The Role Of Fructose and Uric Acid In the Development of Obesity and Metabolic Syndrome

This study has been completed.
Sponsor:
Information provided by:
Instituto Nacional de Cardiologia Ignacio Chavez
ClinicalTrials.gov Identifier:
NCT00868673
First received: March 24, 2009
Last updated: July 8, 2010
Last verified: November 2009
  Purpose

The purpose of this study is to determine if a low fructose intake could have an impact on weight loss, uric acid levels and the components of the metabolic syndrome (glucose, cholesterol, triglycerides, insulin resistance, high blood pressure).


Condition Intervention
Overweight and Obesity
Metabolic Syndrome
Hyperuricemia
Dietary Supplement: low fructose
Dietary Supplement: Normal fructose arm

Study Type: Interventional
Study Design: Allocation: Randomized
Intervention Model: Parallel Assignment
Masking: Open Label
Primary Purpose: Screening
Official Title: The Role Of Fructose and Uric Acid In the Development of Obesity and Metabolic Syndrome

Resource links provided by NLM:


Further study details as provided by Instituto Nacional de Cardiologia Ignacio Chavez:

Primary Outcome Measures:
  • Somatometry: including weight, height, Body Mass Index (BMI), % Body fat levels, waist and hip index, and blood pressure levels measurements performed by a single evaluator and calibrated equipment [ Time Frame: results obtained at the same day of evaluation (weekly monitoring during 6 weeks for each patient) ] [ Designated as safety issue: Yes ]
    measurements will be performed by a trained evaluator


Secondary Outcome Measures:
  • Blood samples: to evaluate metabolic syndrome parameters [ Time Frame: basal and final (6 weeks interval between the basal and final results, for each patient) ] [ Designated as safety issue: Yes ]
    samples will be obtained after an eight fasting period


Enrollment: 120
Study Start Date: March 2009
Study Completion Date: February 2010
Primary Completion Date: September 2009 (Final data collection date for primary outcome measure)
Arms Assigned Interventions
Active Comparator: Low fructose arm

Overweighted or obese previously healthy adults (with no other comorbidities, defined as: Diabetes (DM1 or DM2), hypertension, chronic kidney disease (CKD), hepatic damage, dyslipidemia medication, anemia, malignancy or pregnancy), with a Body Mass Index (BMI) of >25 kilograms(weight)/ squared meters (height).

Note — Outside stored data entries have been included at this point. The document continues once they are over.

struct XsWgradArgs {
// ... 290 lines not shown
          const int idx = b0 + u * 256 + ts, slot = idx / 12, quad = idx - slot * 12;
          if (idx < total4) {
            u32x2 hi, lo;
            split4(v[u][0], v[u][1], v[u][2], v[u][3], hi, lo);
            *reinterpret_cast<u32x2*>(Ahi + (slot + 1) * XD_SLOT + quad * 8) = hi;
            if (NP == 3) *reinterpret_cast<u32x2*>(Alo + (slot + 1) * XD_SLOT + quad * 8) = lo;
          }
        }
      }
      if (ts < 24) *reinterpret_cast<u32x2*>(xs_smem + (ts % 12) * 8 + (ts / 12) * p.plane_bytes) = u32x2{0u, 0u};
      base0 = ((ts & 15) + W + 1 + 1) * XD_SLOT - 32768;
#pragma unroll
      for (int i = 0; i < XD_MT; ++i) {
        const int m = m0 + i * 16 + (ts & 15);
        const bool ok = m < p.M;
        const int b = m / HW, rem = m - b * HW, y = rem / W, x = rem - y * W;
        int v = 0;
#pragma unroll
        for (int tap = 0; tap < 9; ++tap) {
          const int r = tap / 3, q = tap - 3 * r;
          const bool valid = ok && (unsigned)(y + 1 - r) < (unsigned)p.H && (unsigned)(x + 1 - q) < (unsigned)W;
          v |= valid ? (1 << tap) : 0;
        }
        if (i % 3 == 0) vm[i / 3] = v; else vm[i / 3] |= v << (10 * (i % 3));
      }
      __syncthreads();
    }
    const int ct16 = tile * (XD_BN / 16) + 2 * wave;
    if (ct16 * 16 >= p.Cb) continue;
    int ln = lane;
    asm volatile("" : "+v"(ln));
    const int l16 = ln & 15, g = ln >> 4, hi2 = g >> 1;
    const unsigned wv = (unsigned)(ln * 16);
    asm volatile("" : "+v"(base0));
#pragma unroll
    for (int q = 0; q < XD_KSTEPS / 2; ++q) asm volatile("" : "+v"(dpk[q]));
    f32x4 acc[XD_MT][2];
#pragma unroll
    for (int i = 0; i < XD_MT; ++i) { acc[i][0] = f32x4{0.f, 0.f, 0.f, 0.f}; acc[i][1] = f32x4{0.f, 0.f, 0.f, 0.f}; }
    bf16x8 wf[2][2][2];
    auto load_w = [&](int j, bf16x8 (&w)[2][2]) {
#pragma unroll
      for (int t = 0; t < 2; ++t)
#pragma unroll
        for (int pl = 0; pl < (NP == 3 ? 2 : 1); ++pl)
          w[t][pl] = __builtin_bit_cast(bf16x8, __builtin_amdgcn_raw_buffer_load_b128(srdW, (int)(wv + (unsigned)((ct16 + t) * (XD_KSTEPS * 2048))), j * 2048 + pl * 1024, 0));
    };
    const bool t1ok = (ct16 + 1) * 16 < p.Cb;
    f32x4 xv[XD_EA + 1][XD_EC][2];
    f32x4 xs[2] = {{0.f, 0.f, 0.f, 0.f}, {0.f, 0.f, 0.f, 0.f}}, xt[2] = {{0.f, 0.f, 0.f, 0.f}, {0.f, 0.f, 0.f, 0.f}};
    const int c40 = ct16 * 16 + 4 * g;
    int ml = m0 + l16;
    const unsigned vx0 = (unsigned)ml * (unsigned)(p.ldx * 4) + (unsigned)(c40 * 4);
    const int osz = (NP == 1 && p.out_bf16) ? 2 : 4;
    const unsigned vo0 = (unsigned)ml * (unsigned)(p.ldc * osz) + (unsigned)(c40 * osz);
    auto gate_load = [&](int c) {
#pragma unroll
      for (int u = 0; u < XD_EC; ++u)
#pragma unroll
        for (int t = 0; t < 2; ++t) {
          const int i = c * XD_EC + u;
          xv[c % (XD_EA + 1)][u][t] = __builtin_bit_cast(f32x4, __builtin_amdgcn_raw_buffer_load_b128(srdX, (int)(((t == 0 || t1ok) && ml + i * 16 < p.M) ? vx0 + 64u * t : OOB), i * 16 * p.ldx * 4, 0));
        }
    };
    load_w(0, wf[0]);
    bf16x8 gq[2][2];
    auto frag = [&](int j, int i, bf16x8 (&f)[2]) {
      const int dj = (int)((dpk[j >> 1] >> ((j & 1) * 16)) & 0xFFFFu);
      const int tapj = (4 * j) / 6 + (((4 * j) % 6 == 4) ? hi2 : 0);
      const int a = (base0 + i * (16 * XD_SLOT) + dj) & __builtin_amdgcn_sbfe(vm[i / 3], (unsigned)(tapj + 10 * (i % 3)), 1u);
      f[0] = *reinterpret_cast<const bf16x8*>(Ahi + a);
      if (NP == 3) f[1] = *reinterpret_cast<const bf16x8*>(Alo + a);
    };
    frag(0, 0, gq[0]);
#pragma unroll
    for (int j = 0; j < XD_KSTEPS; ++j) {
      if (j + 1 < XD_KSTEPS) load_w(j + 1, wf[(j + 1) & 1]);
      if (MASK && j >= XD_KSTEPS - XD_EK) gate_load(j - (XD_KSTEPS - XD_EK));
#pragma unroll
      for (int i = 0; i < XD_MT; ++i) {
        const int cur = (j * XD_MT + i) & 1;
        if (i + 1 < XD_MT) frag(j, i + 1, gq[cur ^ 1]);
        else if (j + 1 < XD_KSTEPS) frag(j + 1, 0, gq[cur ^ 1]);
        __builtin_amdgcn_sched_barrier(0);
#pragma unroll
        for (int t = 0; t < 2; ++t) {
          if (NP == 3) {
            acc[i][t] = __builtin_amdgcn_mfma_f32_16x16x32_bf16(wf[j & 1][t][1], gq[cur][0], acc[i][t], 0, 0, 0);
            acc[i][t] = __builtin_amdgcn_mfma_f32_16x16x32_bf16(wf[j & 1][t][0], gq[cur][1], acc[i][t], 0, 0, 0);
          }
          acc[i][t] = __builtin_amdgcn_mfma_f32_16x16x32_bf16(wf[j & 1][t][0], gq[cur][0], acc[i][t], 0, 0, 0);
        }
        __builtin_amdgcn_sched_barrier(0);
      }
    }

    f32x4 s0[2] = {{0.f, 0.f, 0.f, 0.f}, {0.f, 0.f, 0.f, 0.f}}, s1[2] = {{0.f, 0.f, 0.f, 0.f}, {0.f, 0.f, 0.f, 0.f}};
    if (MASK) {
#pragma unroll
      for (int t = 0; t < 2; ++t)
        if (t == 0 || t1ok) { xs[t] = *reinterpret_cast<const f32x4*>(p.x_scale + c40 + 16 * t); xt[t] = *reinterpret_cast<const f32x4*>(p.x_shift + c40 + 16 * t); }
#pragma unroll
      for (int c = XD_EK; c < XD_EA; ++c) gate_load(c);
    }
#pragma unroll
    for (int c = 0; c < XD_NCH; ++c) {
      if (MASK && c + XD_EA < XD_NCH) { gate_load(c + XD_EA); __builtin_amdgcn_sched_barrier(0); }
#pragma unroll
      for (int u = 0; u < XD_EC; ++u)
#pragma unroll
        for (int t = 0; t < 2; ++t) {
          const int i = c * XD_EC + u;
          const bool ok = (t == 0 || t1ok) && ml + i * 16 < p.M;
          unsigned char* const orow = reinterpret_cast<unsigned char*>(p.out) + ((long)i * 16 * p.ldc + 16 * t) * osz;
          f32x4 v = acc[i][t];
          if (MASK) {
            const f32x4 x = xv[c % (XD_EA + 1)][u][t];
#pragma unroll
            for (int e = 0; e < 4; ++e) v[e] = fmaf(x[e], xs[t][e], xt[t][e]) > 0.f ? v[e] : 0.f;
            if (ok) { s0[t] += v; s1[t] += v * x; }
          }
          if (NP == 1 && p.out_bf16) {
            const bf16x2 lo2 = {(__bf16)v[0], (__bf16)v[1]}, hi2 = {(__bf16)v[2], (__bf16)v[3]};
            if (ok) *reinterpret_cast<u32x2*>(orow + vo0) = u32x2{__builtin_bit_cast(unsigned, lo2), __builtin_bit_cast(unsigned, hi2)};
          } else if (ok) *reinterpret_cast<f32x4*>(orow + vo0) = v;
        }
    }
    if (MASK) {
      const int sl = 4 * g + l16;
#pragma unroll
      for (int t = 0; t < 2; ++t) {
        const int c4 = ct16 * 16 + 16 * t + sl;
#pragma unroll
        for (int e = 0; e < 4; ++e) {
          float a = s0[t][e], b = s1[t][e];
          a += __shfl_xor(a, 1); b += __shfl_xor(b, 1);
          a += __shfl_xor(a, 2); b += __shfl_xor(b, 2);
          a += __shfl_xor(a, 4); b += __shfl_xor(b, 4);
          a += __shfl_xor(a, 8); b += __shfl_xor(b, 8);
          if (l16 == e) { s0[t][0] = a; s1[t][0] = b; }
        }
        if (l16 < 4 && (t == 0 || t1ok)) {
          atomicAdd(p.stat0 + c4, (double)s0[t][0]);
          atomicAdd(p.stat1 + c4, (double)s1[t][0]);
        }
      }
    }
  }
}
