diff --git a/algebraicmultigrid.jl_amd/csrc/hip/gs_flow.hpp b/algebraicmultigrid.jl_amd/csrc/hip/gs_flow.hpp
--- a/algebraicmultigrid.jl_amd/csrc/hip/gs_flow.hpp
+++ b/algebraicmultigrid.jl_amd/csrc/hip/gs_flow.hpp
@@ -399,6 +399,8 @@
   int32_t grid = 0;
   const int32_t* perm_b = nullptr; const R* b_nat = nullptr;
   const int32_t* perm_x = nullptr; R* x_nat = nullptr;
+  const int32_t* tr_rowptr = nullptr; const int32_t* tr_col = nullptr; const R* tr_val = nullptr;
+  const uint32_t* tr_ccol = nullptr; const R* tr_vtab = nullptr; const R* tr_src = nullptr;
 };
 
 template <typename R> struct Mail;
diff --git a/algebraicmultigrid.jl_amd/csrc/hip/gs_relay.hpp b/algebraicmultigrid.jl_amd/csrc/hip/gs_relay.hpp
--- a/algebraicmultigrid.jl_amd/csrc/hip/gs_relay.hpp
+++ b/algebraicmultigrid.jl_amd/csrc/hip/gs_relay.hpp
@@ -38,7 +38,7 @@
 template <typename T> __device__ __forceinline__ void lds_put(unsigned addr, T v) { *(__attribute__((address_space(3))) T*)(unsigned long long)addr = v; }
 __device__ __forceinline__ unsigned lds_addr(const void* p) { return (unsigned)(unsigned long long)(const __attribute__((address_space(3))) unsigned char*)p; }
 
-template <typename R, bool SOR, bool BWD, int MAXK, int W, bool DICT, bool LATE, bool PB, bool PX>
+template <typename R, bool SOR, bool BWD, int MAXK, int W, bool DICT, bool LATE, bool PB, bool PX, int TR>
 __device__ __forceinline__ void relay_block(const FlowArgs<R>& a, unsigned char* lds_all, const int wv, const int lane, const unsigned int ut,
                                             const unsigned int epoch, const long long t_start) {
   typedef typename std::conditional<DICT, FlowOpsD<R, MAXK>, FlowOps<R, MAXK>>::type O;
@@ -310,11 +310,86 @@
         for (int k = 0; k < SB; ++k) if (on[k]) bl[pr[k]] = bv[k];
       }
     }
+    if constexpr (TR == 1) {
+      constexpr int XR = 3, KU = 4;
+      const int32_t* rp = uniform_ptr(a.tr_rowptr) + d.row0;
+      const R* src = uniform_ptr(a.tr_src);
+      const uint32_t* tcc = uniform_ptr(a.tr_ccol);
+      const int32_t* tcl = uniform_ptr(a.tr_col);
+      const R* tvl = uniform_ptr(a.tr_val);
+      const R* tvt = uniform_ptr(a.tr_vtab);
+      R* bl = const_cast<R*>(a.b) + d.row0;
+      const bool coded = tcc != nullptr;
+      for (int p0 = wv * 64; p0 < d.nrows; p0 += 64 * W * XR) {
+        int32_t ks[XR], ke[XR]; R acc[XR];
+#pragma unroll
+        for (int q = 0; q < XR; ++q) {
+          const int p = p0 + lane + 64 * W * q;
+          ks[q] = rp[p < d.nrows ? p : 0];
+          ke[q] = rp[p < d.nrows ? p + 1 : 0];
+          acc[q] = (R)0;
+        }
+#pragma unroll
+        for (int q = 0; q < XR; ++q) { pin(ks[q]); pin(ke[q]); }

They will be randomized to a 1500, 1800 or 2000 kilocalories diet calculated by Harris Benedict equation, thermic effect of foods and rest energy (without exercise).

This group will be assigned to a 2 week period of low fructose diet (less than 10 grams/day ) followed by a 4 week period of less than 20 grams/day fructose diet levels.

Total Time of intervention 6 weeks for each patient

Dietary Supplement: low fructose
patients will receive a low fructose diet to evaluate possible changes in weight loss after a 6 week period of receiving a caloric intake (proteins, fats and carbohydrates) based on their healthy-desired weight. Participants will be randomized to a 1500, 1800 or 2000 kilocalories diet calculated by Harris Benedict equation, thermic effect of foods and energy (without exercise). low fructose arm: a 2 week period of low fructose diet (less than 10 grams/day ) followed by a 4 week period of "healthy" fructose diet levels (less than 20 grams/day).Baseline measurements and weekly monitoring of somatometry parameters (BMI, %body fat, waist and hip Index, blood pressure), lipid profile and uric acid levels will be done.
Other Name: LOW FRUCTOSE
Active Comparator: Normal fructose arm

Overweighted or obese previously healthy adults (with no other comorbidities; defined as: Diabetes Mellitus (DM1 or DM2), hypertension, chronic kidney disease (CKD), hepatic damage, dyslipidemia medication, anemia, malignancy or pregnancy), with a Body Mass Index (BMI) of >25 kilograms(weight)/ squared meters (height).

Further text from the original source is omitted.